Previously, an average of 45 seconds was needed for a Controller to assign a task manually, but with AI, the time taken has been significantly reduced to 10 seconds. This translates to a 5 to 10% improvement in a patient's wait time for a porter.

The invisible work behind the scenes

Putting the AI-powered system together was a massive undertaking. Mr Tey and his team have had to gather three years' worth of data to kick start the machine learning process.

That wasn't all. The team had to ensure that the data "makes sense" to the machine.

Preparing datasets for training and testing was essential, and so was making sure that the data contained features that were relevant to the problem they were solving.
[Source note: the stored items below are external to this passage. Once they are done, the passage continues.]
@@ -264,32 +265,6 @@
             else { o[0] = v[r][0]; o[C] = v[r][1]; o[2 * (long)C] = v[r][2]; }
         }
     }
-}
-
-template <typename V>
-__device__ __forceinline__ void bt6(const V (&d)[6], V (&t)[6]) {
-    t[0] = d[0] + (d[3] - d[1]) * 1.5f - d[2] * 2.f + d[4];
-    t[1] = d[2] * 0.5f + d[3] * 2.5f - d[1] + d[4];
-    t[2] = d[1] - d[2] * 2.5f + d[3] * 0.5f + d[4];
-    t[3] = (d[3] - d[1]) * 2.f - d[2] + d[4];
-    t[4] = (d[1] - d[3]) * 0.5f - d[2] + d[4];
-    t[5] = d[1] + (d[4] - d[2]) * 1.5f - d[3] * 2.f + d[5];
-}
-template <typename V>
-__device__ __forceinline__ void at6(const V (&m)[6], V (&y)[4]) {
-    y[0] = m[0] + m[1] + m[2] + m[3] + m[4];
-    y[1] = m[1] - m[2] + m[3] * 0.5f - m[4] * 2.f;
-    y[2] = m[1] + m[2] + m[3] * 0.25f + m[4] * 4.f;
-    y[3] = m[1] - m[2] + m[3] * 0.125f - m[4] * 8.f + m[5];
-}
-template <typename V>
-__device__ __forceinline__ void a6(const V (&y)[4], V (&u)[6]) {
-    u[0] = y[0];
-    u[1] = y[0] + y[1] + y[2] + y[3];
-    u[2] = y[0] - y[1] + y[2] - y[3];
-    u[3] = y[0] + y[1] * 0.5f + y[2] * 0.25f + y[3] * 0.125f;
-    u[4] = y[0] - y[1] * 2.f + y[2] * 4.f - y[3] * 8.f;
-    u[5] = y[3];
 }
 
 __global__ void __launch_bounds__(256) wino4_in_kernel(const float* __restrict__ x, float* __restrict__ V, int N, int H, int W,
@@ -657,39 +632,7 @@
                 d[r][s] = ok ? ld4(dy + (((long)n * H + ih) * W + iw) * K + 4 * k4) : z4();
             }
         }
-        const long o = t * K + 4 * k4;
-        {
-            float4 u[4][4];
-#pragma unroll
-            for (int s = 0; s < 4; ++s) {
-                u[0][s] = d[0][s] - d[2][s];
-                u[1][s] = d[1][s] + d[2][s];
-                u[2][s] = d[2][s] - d[1][s];
-                u[3][s] = d[1][s] - d[3][s];
-            }
-#pragma unroll
-            for (int r = 0; r < 4; ++r) {
-                st4(Vd + o + (long)(4 * r + 0) * plane, u[r][0] - u[r][2]);
-                st4(Vd + o + (long)(4 * r + 1) * plane, u[r][1] + u[r][2]);
-                st4(Vd + o + (long)(4 * r + 2) * plane, u[r][2] - u[r][1]);
-                st4(Vd + o + (long)(4 * r + 3) * plane, u[r][1] - u[r][3]);
-            }
-        }
-        {
-            const float4 g00 = d[1][1], g01 = d[1][2], g10 = d[2][1], g11 = d[2][2];
-            float4 u[4][2];
-            u[0][0] = g00;        u[0][1] = g01;
-            u[1][0] = g00 + g10;  u[1][1] = g01 + g11;
-            u[2][0] = g00 - g10;  u[2][1] = g01 - g11;
-            u[3][0] = z4() - g10; u[3][1] = z4() - g11;
-#pragma unroll
-            for (int r = 0; r < 4; ++r) {
-                st4(dM + o + (long)(4 * r + 0) * plane, u[r][0]);
-                st4(dM + o + (long)(4 * r + 1) * plane, u[r][0] + u[r][1]);
-                st4(dM + o + (long)(4 * r + 2) * plane, u[r][0] - u[r][1]);
-                st4(dM + o + (long)(4 * r + 3) * plane, z4() - u[r][1]);
-            }
-        }
+        wino2_dy_both_store(d, dM, Vd, t * K + 4 * k4, plane);
     }
 }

"We went through a gruelling phase of scrubbing the data to remove wrongly assigned jobs, and anomalies that came up during COVID-19. We needed the machine to learn only data reflecting a 'business as usual' situation," explains Ms Oh. This amounted to hundreds of thousands of data points, which the team took months to pore over.

Even picking a vendor for the project was a drawn-out process as the team had to prioritise data security and ensure the vendor had a stellar track record.

It would have been easy to give up on the project, professes Ms Oh. "It has taken a lot of time to get here, on top of managing our daily work, but our team persevered and the management continued to support us."

What's next

Since the roll out of the AI system in July 2023, the team has continued to check on the accuracy of AI-generated assignments and fine-tune the algorithm to improve the AI model as more production data is being generated every day.

At the same time, a new project team has been convened under the Patient Support Services (PSS) Division to explore the use of predictive AI to transform other support functions, such as clinical coding in the Health Information Management Services Department.

The AI-powered Portering Task Assignment System will only get more accurate with time as it continues to learn new data every day—and it can potentially improve workflows and productivity beyond KKH's PTS office.